Мацкявичюс прежде всего к нему и подошел.
— Исхлестали окаянные, а? — спросил он шутливо и сочувственно. — Сколько всыпали?
— Шестьдесят, ксендз.
— Больно?
— Тогда болело. А теперь свербит и горит.
— Чем лечишься? Горелкой смачиваешь? Мокрые тряпицы прикладываешь? Приложи листья подорожника. Жар повытянет.
— Ладно уж, ксендз.
— В первый раз отведал?
— В первый.
Мацкявичюс притворно удивился:
— Так какой же ты крепостной, коли розог еще не пробовал?! Для крепостного это хлеб насущный… Вишь, молод еще. А ты, отец, как?
— Э, чего там, ксендз! Розгам счет потерял.
Мацкявичюс вдруг стал серьезным:
— А я говорю — мало тебя драли, отец. Ежели бы побольнее пороли, может, и побольше бы ума тебе в голову вбили, может, ты бы понял, что от поместья деревенскому человеку добра ждать нечего.
Кедулис уже смекнул, куда гнет ксендз. Перечить ксендзу не полагается, а все-таки подмывало. Зачем ксендз суется, куда не надо?
— Что поделаешь, ксендз, — молвил он почтительно, но твердо. — Как умеем, изворачиваемся. Кто же враг себе и своим детям?
— А ты, Кедулис, как раз и есть детям недруг, — поймал его на слове Мацкявичюс. — Только злейший враг может посылать свою дочь в поместье, к черту в лапы. Правду люди говорят: в имении — как в аду!
— Пусть остережется. Не маленькая. Да и паи уже, говорят, не такой прыткий. Старость…
— Веришь управителю, наймиту Скродского, такому же дворовому псу, как они все? Хочешь правду разведать, отец, так спрашивай не Пшемыцкого, а простого помещичьего работника, кучера Пранцишкуса или другого, — они тебе скажут, если сами не одурели от объедков с панского стола, как лакей Мотеюс. Я все знаю, отец, что в барских хоромах творится, и тебе говорю: не гони дочь в поместье!

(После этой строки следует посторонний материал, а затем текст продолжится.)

int embed_rows(om_encoder* e, const int64_t* ids, const int64_t* tts, int T, int L, const PackedSeq* seqs, int nseq,
               cudaStream_t st) {
  const om_encoder_desc& d = e->d;
  const int H = d.hidden, rows4 = (T + 3) / 4, type_vocab = std::max(d.type_vocab, 1);
  const int2* rowmap = seqs ? e->rowmap : nullptr;
  const int Lrow = seqs ? kMaxL : L;
  if (d.arch == OM_ARCH_ROBERTA) {
    roberta_pos_kernel<<<(nseq + 3) / 4, 128, 0, st>>>(ids, nseq, L, seqs, e->pos_ids);
    bert_embed_kernel<true><<<rows4, 128, 0, st>>>(ids, tts, e->word, e->type, e->pos, T, Lrow, H, d.vocab, type_vocab,
                                                   e->h, e->xb, e->stats[0], rowmap, seqs, e->pos_ids);
  } else if (d.arch == OM_ARCH_BERT) {
    bert_embed_kernel<false><<<rows4, 128, 0, st>>>(ids, tts, e->word, e->type, e->pos, T, Lrow, H, d.vocab, type_vocab,
                                                    e->h, e->xb, e->stats[0], rowmap, seqs, nullptr);
  } else {
    t5_embed_kernel<<<rows4, 128, 0, st>>>(ids, e->word, T, H, d.vocab, e->h, e->xb, e->stats[0], rowmap, seqs);
  }
  OM_CUDA(cudaGetLastError());
  return 0;
}

int check_out(const om_encoder* e, const char* who, const void* out_reps, om_dtype out_dtype, int64_t out_row_stride) {
  if (!out_reps) return fail(OM_EINVAL, "%s: null argument", who);
  if (!e->finalized) return fail(OM_ESTATE, "%s: call om_encoder_finalize first", who);
  if (out_dtype != OM_F32 && out_dtype != OM_BF16 && out_dtype != OM_F16)
    return fail(OM_EINVAL, "%s: out dtype must be f32, bf16 or f16", who);
  if (out_row_stride < om_encoder_rep_dim(e)) return fail(OM_EINVAL, "%s: out_row_stride < rep_dim", who);
  return 0;
}

float attn_scale_log2(const om_encoder* e) {
  const float scale = bert_like(e->d.arch) ? static_cast<float>(1.0 / sqrt(static_cast<double>(e->dh))) : 1.0f;
  return scale * kLog2e;
}

int finish_reps(om_encoder* e, int B, void* out_reps, om_dtype out_dtype, int64_t out_row_stride, cudaStream_t st) {
  const om_encoder_desc& d = e->d;
  const int H = d.hidden, rep_dim = om_encoder_rep_dim(e);
  const float* reps = e->pooled;
  if (d.has_head) {
    const int warps = d.head_out * ((B + 7) / 8);
    head_kernel<<<(warps * 32 + 255) / 256, 256, 0, st>>>(e->pooled, e->head_w, B, H, d.head_out, e->headed);
    reps = e->headed;
  }
  if (out_dtype == OM_F32)
    finish_reps_kernel<float><<<(B + 3) / 4, 128, 0, st>>>(reps, B, rep_dim, d.normalize, static_cast<float*>(out_reps),
                                                          out_row_stride);
  else if (out_dtype == OM_BF16)
    finish_reps_kernel<__nv_bfloat16><<<(B + 3) / 4, 128, 0, st>>>(reps, B, rep_dim, d.normalize,
                                                                  static_cast<__nv_bfloat16*>(out_reps), out_row_stride);
  else
    finish_reps_kernel<__half><<<(B + 3) / 4, 128, 0, st>>>(reps, B, rep_dim, d.normalize, static_cast<__half*>(out_reps),
                                                           out_row_stride);
  OM_CUDA(cudaGetLastError());
  return 0;
}
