struct AttnBwdArgs {
  const bf16_t* q; const bf16_t* k; const bf16_t* v; const bf16_t* o; const bf16_t* d_o;
  const float* lse; float* delta; float* nlse;
  const float* rope;
  unsigned long long* stamps;
  bf16_t* dq; bf16_t* dk; bf16_t* dv;
  bf16_t* ds; int Sp;
  int64_t q_sb, q_ss, k_sb, k_ss, v_sb, v_ss, o_sb, o_ss, do_sb, do_ss;
  int64_t dq_sb, dq_ss, dk_sb, dk_ss, dv_sb, dv_ss;
  const int* doc_ids; const int* prefix_len; const uint8_t* flags;
  int B, S, H, KVH;
  float scale, scale_log2;
  const uint8_t* mask; int64_t m_sb, m_sq;
  const int64_t* rng; uint32_t drop_thr; float drop_c; int stream_id;
};

enum { BWD_CAUSAL = 0, BWD_RULE = 1, BWD_MASK = 2 };

__device__ __forceinline__ uint32_t mask_nibble(uint32_t w) {
  const uint32_t nz = (((w & 0x7f7f7f7fu) + 0x7f7f7f7fu) | w) & 0x80808080u;
  return ((nz >> 7) * 0x01020408u) >> 24;
}

#define DQ_STAGE_BYTES (2 * TILE_BYTES)
#define DQ_LDS_BYTES (2 * DQ_STAGE_BYTES)

template <int MODE, bool DROPOUT = false>
__global__ __launch_bounds__(256, 2) void attn_bwd_dq_kernel(const AttnBwdArgs a) {
  static_assert(!(DROPOUT && MODE == BWD_MASK), "dropout exists in the causal and the rule mode");
  constexpr bool GENERAL = MODE == BWD_RULE;
  constexpr bool FLAGS = MODE != BWD_CAUSAL;
  constexpr bool MASK = MODE == BWD_MASK;
  extern __shared__ __attribute__((aligned(256))) char smem[];
  const int tid = threadIdx.x, lane = tid & 63;
  const int wave = __builtin_amdgcn_readfirstlane(tid >> 6);
  const int nqb = (a.S + BQ - 1) / BQ, nkt = (a.S + BKV - 1) / BKV;
  const int qb = nqb - 1 - blockIdx.y;
  const int h = blockIdx.x, b = blockIdx.z;
  const int kvh = h / (a.H / a.KVH);
  const int r = lane & 31, hh = lane >> 5;
  const int qi = qb * BQ + wave * 32 + r;
  const int qrow = min(qi, a.S - 1);

  const uint8_t* fl = FLAGS ? a.flags + ((int64_t)b * nqb + qb) * nkt : nullptr;
  const int kt_end = FLAGS ? nkt : min(nkt, (qb * BQ + BQ + BKV - 1) / BKV);
  uint32_t fpack = 0;
  int fchunk = -1;
  auto tile_class = [&](int t) -> int {
    if constexpr (FLAGS) {
      if ((t >> 6) != fchunk) {
        fchunk = t >> 6;
        fpack = fl[min(fchunk * 64 + lane, nkt - 1)];
      }
      return __builtin_amdgcn_readlane((int)fpack, t & 63);
    } else {
      return (t * BKV + BKV - 1 <= qb * BQ) ? 2 : 1;
    }
  };
  auto next_tile = [&](int t) {
    while (t < kt_end && tile_class(t) == 0) ++t;
    return t;
  };

  const int srow_in = lane >> 4, sslot = lane & 15;
  const bf16_t* kbase = a.k + (int64_t)b * a.k_sb + kvh * HD;
  const bf16_t* vbase = a.v + (int64_t)b * a.v_sb + kvh * HD;
  uint32_t koff[4], voff[4];
#pragma unroll
  for (int i = 0; i < 4; ++i) {
    const int row = i * 16 + wave * 4 + srow_in;
    koff[i] = (uint32_t)(((int64_t)row * a.k_ss + (sslot ^ dual_swz(row)) * 8) * 2);
    voff[i] = (uint32_t)(((int64_t)row * a.v_ss + (sslot ^ (row & 15)) * 8) * 2);
  }
  auto stage = [&](int buf, int t) {
    char* sK = smem + buf * DQ_STAGE_BYTES;
    char* sV = sK + TILE_BYTES;
    if (t * BKV + BKV <= a.S) {
      const char* kt = (const char*)(kbase + (int64_t)t * BKV * a.k_ss);
      const char* vt = (const char*)(vbase + (int64_t)t * BKV * a.v_ss);
      if constexpr (DROPOUT) {
        uint32_t l0;
        asm volatile("v_mbcnt_lo_u32_b32 %0, -1, 0\n\tv_mbcnt_hi_u32_b32 %0, -1, %0" : "=v"(l0));
        const int slot = (int)(l0 & 15);
#pragma unroll
        for (int i = 0; i < 4; ++i) {
          const int row = i * 16 + wave * 4 + (int)(l0 >> 4);
          const uint32_t ko = (uint32_t)(((int64_t)row * a.k_ss + (slot ^ dual_swz(row)) * 8) * 2);
          const uint32_t vo = (uint32_t)(((int64_t)row * a.v_ss + (slot ^ (row & 15)) * 8) * 2);
          __builtin_amdgcn_global_load_lds((gbl_void*)(kt + ko), (lds_void*)(sK + (i * 16 + wave * 4) * 256), 16, 0, 0);
          __builtin_amdgcn_global_load_lds((gbl_void*)(vt + vo), (lds_void*)(sV + (i * 16 + wave * 4) * 256), 16, 0, 0);
        }
      } else {
#pragma unroll
      for (int i = 0; i < 4; ++i) {
        __builtin_amdgcn_global_load_lds((gbl_void*)(kt + koff[i]), (lds_void*)(sK + (i * 16 + wave * 4) * 256), 16, 0, 0);
        __builtin_amdgcn_global_load_lds((gbl_void*)(vt + voff[i]), (lds_void*)(sV + (i * 16 + wave * 4) * 256), 16, 0, 0);
      }
      }
    } else {
#pragma unroll
      for (int i = 0; i < 4; ++i) {
        const int row = i * 16 + wave * 4 + srow_in;
        const int key = min(t * BKV + row, a.S - 1);
        const int kc = sslot ^ dual_swz(row);
        const int vc = sslot ^ (row & 15);
        __builtin_amdgcn_global_load_lds((gbl_void*)(kbase + (int64_t)key * a.k_ss + kc * 8), (lds_void*)(sK + (i * 16 + wave * 4) * 256), 16, 0, 0);
        __builtin_amdgcn_global_load_lds((gbl_void*)(vbase + (int64_t)key * a.v_ss + vc * 8), (lds_void*)(sV + (i * 16 + wave * 4) * 256), 16, 0, 0);
      }
    }
  };

  const uint32_t sbase = (uint32_t)(uintptr_t)(__attribute__((address_space(3))) char*)smem;
  uint32_t aK0;
  {
    const int tq2 = (lane & 15) >> 2, tp = lane & 3, tsub = (lane >> 4) & 1;
    const int rlo = 4 * hh + tq2;
    aK0 = (uint32_t)(rlo * 256 + (((2 * tsub + (tp >> 1)) ^ dual_swz(rlo)) << 4) + ((tp & 1) << 3));
  }
  f32x16_t dq[4];
#pragma unroll
  for (int i = 0; i < 4; ++i)
#pragma unroll
    for (int e = 0; e < 16; ++e) dq[i][e] = 0.f;
  const int* docrow = (GENERAL && a.doc_ids) ? a.doc_ids + (int64_t)b * a.S : nullptr;
  const int my_doc = docrow ? docrow[qrow] : 0;
  const int my_prefix = (GENERAL && a.prefix_len) ? a.prefix_len[b] : 0;
  uint32_t mwn[MASK ? 8 : 1];
  auto mask_request = [&](int t_) {
    if constexpr (MASK) {
      uint32_t l0;
      asm volatile("v_mbcnt_lo_u32_b32 %0, -1, 0\n\tv_mbcnt_hi_u32_b32 %0, -1, %0" : "=v"(l0));
      const int hh = (int)(l0 >> 5);
      const uint8_t* mrow = a.mask + (int64_t)b * a.m_sb + (int64_t)min(qb * BQ + wave * 32 + (int)(l0 & 31), a.S - 1) * a.m_sq;
      if (t_ * BKV + BKV <= a.S) {
        const uint8_t* p = mrow + t_ * BKV + 4 * hh;
#pragma unroll
        for (int g = 0; g < 8; ++g) __builtin_memcpy(&mwn[g], p + (g >> 2) * 32 + 8 * (g & 3), 4);
      } else {
#pragma unroll
        for (int g = 0; g < 8; ++g) {
          const int g0 = t_ * BKV + (g >> 2) * 32 + 8 * (g & 3) + 4 * hh;
          __builtin_memcpy(&mwn[g], mrow + min(g0, a.S - 4), 4);
        }
      }
    }
  };
  auto mask_bits = [&](int t_) -> uint32_t {
    uint32_t bits = 0;
    if constexpr (MASK) {
      const bool ragged = t_ * BKV + BKV > a.S;
#pragma unroll
      for (int g = 0; g < 8; ++g) {
        uint32_t w = mwn[g];
        if (ragged) {
          const int g0 = t_ * BKV + (g >> 2) * 32 + 8 * (g & 3) + 4 * hh;
          const int sh = g0 - min(g0, a.S - 4);
          w = sh >= 4 ? 0u : w >> (8 * sh);
        }
        bits |= mask_nibble(w) << (4 * g);
      }
    }
    return bits;
  };

  int t = next_tile(0);
  if constexpr (MASK) {
#pragma unroll
    for (int g = 0; g < 8; ++g) mwn[g] = 0;
    if (t < kt_end && tile_class(t) == 1) mask_request(t);
  }
  if (t < kt_end) stage(0, t);
  bf16x8_t qf[8], dof[8], ovf[8];
  const float my_lse = a.lse[((int64_t)b * a.H + h) * a.S + qrow];
  {
    const bf16_t* qp = a.q + (int64_t)b * a.q_sb + (int64_t)qrow * a.q_ss + h * HD + 8 * hh;
    const bf16_t* dp = a.d_o + (int64_t)b * a.do_sb + (int64_t)qrow * a.do_ss + h * HD + 8 * hh;
    const bf16_t* op = a.o + (int64_t)b * a.o_sb + (int64_t)qrow * a.o_ss + h * HD + 8 * hh;
#pragma unroll
    for (int ks = 0; ks < 8; ++ks) {
      ovf[ks] = *reinterpret_cast<const bf16x8_t*>(op + 16 * ks);
      dof[ks] = *reinterpret_cast<const bf16x8_t*>(dp + 16 * ks);
      qf[ks] = *reinterpret_cast<const bf16x8_t*>(qp + 16 * ks);
    }
    __builtin_amdgcn_sched_barrier(0);
  }
  const float lse_safe = (my_lse == -INFINITY) ? 0.f : my_lse;
// ... 752 lines not shown
  return (2 * B * H * S + (H / KVH) * 2 * B * S * KVH * HD) * 4;
}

— Житье трудное, дома она лишняя, а в поместье заработает копейку-другую. И пана задобрит. Говорят, поля будут определять, выкуп устанавливать. Кто с паном по-хорошему, с тем и пан по-другому, — доказывал Кедулис.
Мацкявичюс опровергал все это, но старик не сдавался:
— Говоришь, ксендз, в поместье люди распущенные? А в деревне не распущены? Кто на нас эту беду накликал? Не такие ли ветрогоны, как Бальсисы, Пранайтисы? У Бальсиса небось запрещенные писания нашли — против панов, против власти, против царя. Из-за нескольких охальников четыре деревни рыдали. А сами улепетнули, паскудники, попрятались. Ну, только бы мне их где-нибудь разнюхать — сам полиции в руки передам! — уже не сдерживаясь, яростно крикнул Кедулис.